+    for (int k = 0; k < kPts; ++k) {
+        const float p2 = px[k] * px[k] + py[k] * py[k] + pz[k] * pz[k];
+        const float S = p2 + v2max;
+        tol[k] = (S < 1.0e4f) ? 3.0517578e-5f * S : 3.0e38f;
+        run[k] = 3.0e38f;
+        sk[k] = 3.0e18f;
+        cid[k] = 0ull;
+        ncand[k] = 0;
+#pragma unroll
+        for (int q = 0; q < kCand; ++q) cval[k][q] = 3.4e38f;
+    }
+    const int n_chunks = Vpad / kChunk;
+    int seed = -1;
+    float gx = 0.f, gy = 0.f, gz = 0.f, gr = 0.f;
+    if constexpr (SORTED) {
+        gx = (px[0] + px[1]) + (px[2] + px[3]); gy = (py[0] + py[1]) + (py[2] + py[3]); gz = (pz[0] + pz[1]) + (pz[2] + pz[3]);
+#pragma unroll
+        for (int d = 32; d >= 1; d >>= 1) {
+            gx += __shfl_xor(gx, d, 64); gy += __shfl_xor(gy, d, 64); gz += __shfl_xor(gz, d, 64);
+        }
+        gx = uniform(gx * (1.f / 256.f)); gy = uniform(gy * (1.f / 256.f)); gz = uniform(gz * (1.f / 256.f));
+        float bd = 3.4e38f;
+        int bc = 0;
+        for (int c0 = lane; c0 < n_chunks; c0 += 64) {
+            const f4 cb = bounds[c0];
+            const float dx = gx - cb.x, dy = gy - cb.y, dz = gz - cb.z;
+            const float d2 = dx * dx + dy * dy + dz * dz;
+            if (d2 < bd) { bd = d2; bc = c0; }
+        }
+#pragma unroll
+        for (int d = 32; d >= 1; d >>= 1) {
+            const float od = __shfl_xor(bd, d, 64);
+            const int oc = __shfl_xor(bc, d, 64);
+            if (od < bd || (od == bd && oc < bc)) { bd = od; bc = oc; }
+        }
+        seed = __builtin_amdgcn_readfirstlane(bc);
+#pragma unroll
+        for (int k = 0; k < kPts; ++k) {
+            const float dx = px[k] - gx, dy = py[k] - gy, dz = pz[k] - gz;
+            gr = fmaxf(gr, dx * dx + dy * dy + dz * dz);
+        }
+        gr = uniform(__builtin_sqrtf(wave_max(gr)) * 1.00001f);
+    }
+    unsigned long long pend = 0ull;
+    int base = -64;
+#pragma clang loop unroll(disable)
+    for (int it = 0;; ++it) {
+        int c = it;
+        if constexpr (!SORTED) {
+            if (it >= n_chunks) break;
+        } else {
+            if (it == 0) {
+                c = seed;
+            } else {
+                while (pend == 0ull && (base += 64) < n_chunks) {
+                    const float smax = uniform(wave_max(fmaxf(fmaxf(sk[0], sk[1]), fmaxf(sk[2], sk[3]))));
+                    const int ci = base + lane;
+                    bool keep = false;
+                    if (ci < n_chunks) {
+                        const f4 cb = bounds[ci];
+                        const float dx = gx - cb.x, dy = gy - cb.y, dz = gz - cb.z;
+                        const float reach = (gr + cb.w) + smax;
+                        keep = !(dx * dx + dy * dy + dz * dz > reach * reach * 1.00002f);
+                    }
+                    pend = __builtin_amdgcn_ballot_w64(keep);
+                }
+                if (pend == 0ull) break;
+                c = base + __builtin_ctzll(pend);
+                pend &= pend - 1ull;
+                if (c == seed) continue;
+            }
+            const f4 cb = bounds[c];
+            bool need = false;
+#pragma unroll
+            for (int k = 0; k < kPts; ++k) {
+                const float dx = px[k] - cb.x, dy = py[k] - cb.y, dz = pz[k] - cb.z;
+                const float d2 = dx * dx + dy * dy + dz * dz;
+                const float reach = cb.w + sk[k];
+                need |= d2 <= reach * reach;
+            }
+            if (__builtin_amdgcn_ballot_w64(need) == 0ull) continue;
+        }
+        float cmv[8];
+#pragma unroll
+        for (int j = 0; j < 8; ++j) cmv[j] = 3.4e38f;
+#pragma unroll
+        for (int tile = 0; tile < kChunk / 32; ++tile) {
+            const int v = c * kChunk + tile * 32 + m;
+            const bool real = v < V;
+            const float x = real ? vx[v] : 0.f, y = real ? vy[v] : 0.f, z = real ? vz[v] : 0.f;
+            const float w = real ? fmaf(z, z, fmaf(y, y, x * x)) : 6.0e4f;
+            unsigned lo01, lo23;
+            const unsigned hi01 = split2_f16(x, y, lo01), hi23 = split2_f16(z, w, lo23);
+            u4 abits = hh ? u4{lo01, lo23, 0u, 0u} : u4{hi01, hi23, hi01, hi23};
+#pragma unroll
+            for (int j = 0; j < 8; ++j) {
+                const f16v zero = {0.f, 0.f, 0.f, 0.f, 0.f, 0.f, 0.f, 0.f, 0.f, 0.f, 0.f, 0.f, 0.f, 0.f, 0.f, 0.f};
+                const f16v d = __builtin_amdgcn_mfma_f32_32x32x16_f16(__builtin_bit_cast(half8, abits), bfrag[j], zero, 0, 0, 0);
+                float mn = cmv[j];
+#pragma unroll
+                for (int r = 0; r < 16; r += 2) mn = fminf(fminf(mn, d[r]), d[r + 1]);
+                cmv[j] = mn;
+                if (j == 3) asm volatile("" : "+v"(abits), "+v"(cmv[0]), "+v"(cmv[1]), "+v"(cmv[2]), "+v"(cmv[3]));
+            }
+        }
+        float cm[kPts];
+#pragma unroll
+        for (int k = 0; k < kPts; ++k) {
+            const float lo_set = fminf(cmv[k], __shfl_xor(cmv[k], 32, 64));
+            const float hi_set = fminf(cmv[4 + k], __shfl_xor(cmv[4 + k], 32, 64));
+            cm[k] = hh ? hi_set : lo_set;
+        }
+#pragma unroll
+        for (int k = 0; k < kPts; ++k) {
+            if (cm[k] <= run[k] + tol[k]) {
+#pragma unroll
+                for (int q = 0; q < kCand - 1; ++q) cval[k][q] = cval[k][q + 1];
+                cval[k][kCand - 1] = cm[k];
+                cid[k] = (cid[k] << 8) | (unsigned long long)(c & 0xff);
+                ++ncand[k];
+                run[k] = fminf(run[k], cm[k]);
+                if constexpr (SORTED) {
+                    const float sb = 3.f * tol[k] + (px[k] * px[k] + py[k] * py[k] + pz[k] * pz[k]);
+                    sk[k] = __builtin_sqrtf(fmaxf(run[k] + sb, 0.f)) * 1.00001f;
+                }
+            }
+        }
+    }
+#pragma unroll
+    for (int k = 0; k < kPts; ++k) {
+        best[k] = 3.4e38f;
+        bi[k] = 0;
+        const bool overflow = ncand[k] > kCand && cval[k][0] <= run[k] + 2.f * tol[k];
+        if (overflow) {
+            refine<SORTED>(vx4, vy4, vz4, vid4, 0, Vpad / 4, px[k], py[k], pz[k], best[k], bi[k]);
+        } else {
+#pragma unroll
+            for (int q = 0; q < kCand; ++q) {
+                if (cval[k][q] <= run[k] + tol[k]) {
+                    const int c = (int)((cid[k] >> (8 * (kCand - 1 - q))) & 0xffull);
+                    refine<SORTED>(vx4, vy4, vz4, vid4, c * (kChunk / 4), (c + 1) * (kChunk / 4), px[k], py[k], pz[k], best[k], bi[k]);
+                }
+            }
+        }
+    }
+
+}
+
 template <bool FEATURES, bool SORTED>
 __global__ __launch_bounds__(kThreads) void geo_features_kernel(
     const float* __restrict__ points, const float* __restrict__ joints, const float* __restrict__ vertices,
     const float* __restrict__ tpose, const float* __restrict__ vertex_ik, float* __restrict__ geo,
-    int32_t* __restrict__ nn_index, int64_t N, int V, int Vpad, int geo_stride, int legacy_mode, int tile_S, int tile_Wr,
-    int tiles_x, int tiles_y) {
+    int32_t* __restrict__ nn_index, int64_t N, int V, int Vpad, int geo_stride, int legacy_mode) {
     extern __shared__ __attribute__((aligned(16))) float smem[];
     float* vx = smem;
     float* vy = smem + Vpad;
@@ -99,24 +286,8 @@
     const float v2max = __uint_as_float(*v2max_bits);
 
     const int lane = t & 63, m = lane & 31, hh = lane >> 5;
-    const int64_t wave_id = (int64_t)blockIdx.x * (kThreads / 64) + (t >> 6);
-    const int64_t wbase = wave_id * 256;
-    int64_t tile_base = 0;
-    bool tile_ok = true;
-    if (tile_S > 0) {
-        const int tiles_s = tile_S / 4;
-        const int sz = (int)(wave_id % tiles_s);
-        const int64_t pxy = wave_id / tiles_s;
-        const int px_ = (int)(pxy % tiles_x), py_ = (int)(pxy / tiles_x);
-        tile_ok = py_ < tiles_y;
-        tile_base = (((int64_t)py_ * 8) * tile_Wr + px_ * 8) * tile_S + sz * 4;
-    }
-    auto point_of = [&](int i) -> int64_t {
-        if (tile_S == 0) return wbase + i;
-        if (!tile_ok) return N;
-        const int ri = i >> 2;
-        return tile_base + ((int64_t)(ri >> 3) * tile_Wr + (ri & 7)) * tile_S + (i & 3);
-    };
+    const int64_t wbase = ((int64_t)blockIdx.x * (kThreads / 64) + (t >> 6)) * 256;
+    auto point_of = [&](int i) -> int64_t { return wbase + i; };
     float px[kPts], py[kPts], pz[kPts], best[kPts];
     int bi[kPts];
 #pragma unroll
@@ -125,140 +296,8 @@
         const bool ok = n < N;
         const float* p = points + ((int64_t)b * N + (ok ? n : 0)) * 3;
         px[k] = p[0]; py[k] = p[1]; pz[k] = p[2];
-        best[k] = 3.4e38f;
-        bi[k] = 0;
-    }
-    const f4* vx4 = reinterpret_cast<const f4*>(vx);
-    const f4* vy4 = reinterpret_cast<const f4*>(vy);
-    const f4* vz4 = reinterpret_cast<const f4*>(vz);
-    const i4* vid4 = reinterpret_cast<const i4*>(vid);
-
-    half8 bfrag[8];
-#pragma unroll
-    for (int j = 0; j < 8; ++j) {
-        const int k = j & 3;
-        const float ox = __shfl_xor(px[k], 32, 64), oy = __shfl_xor(py[k], 32, 64), oz = __shfl_xor(pz[k], 32, 64);
-        const bool own = (j >> 2) == hh;
-        const float x = -2.f * (own ? px[k] : ox), y = -2.f * (own ? py[k] : oy), z = -2.f * (own ? pz[k] : oz);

Instructions to follow
Whenever a line of the data includes the word "unsigned", show that line in full.

Your solution
+    unsigned long long pend = 0ull;
+            unsigned lo01, lo23;
+            const unsigned hi01 = split2_f16(x, y, lo01), hi23 = split2_f16(z, w, lo23);
+                cid[k] = (cid[k] << 8) | (unsigned long long)(c & 0xff);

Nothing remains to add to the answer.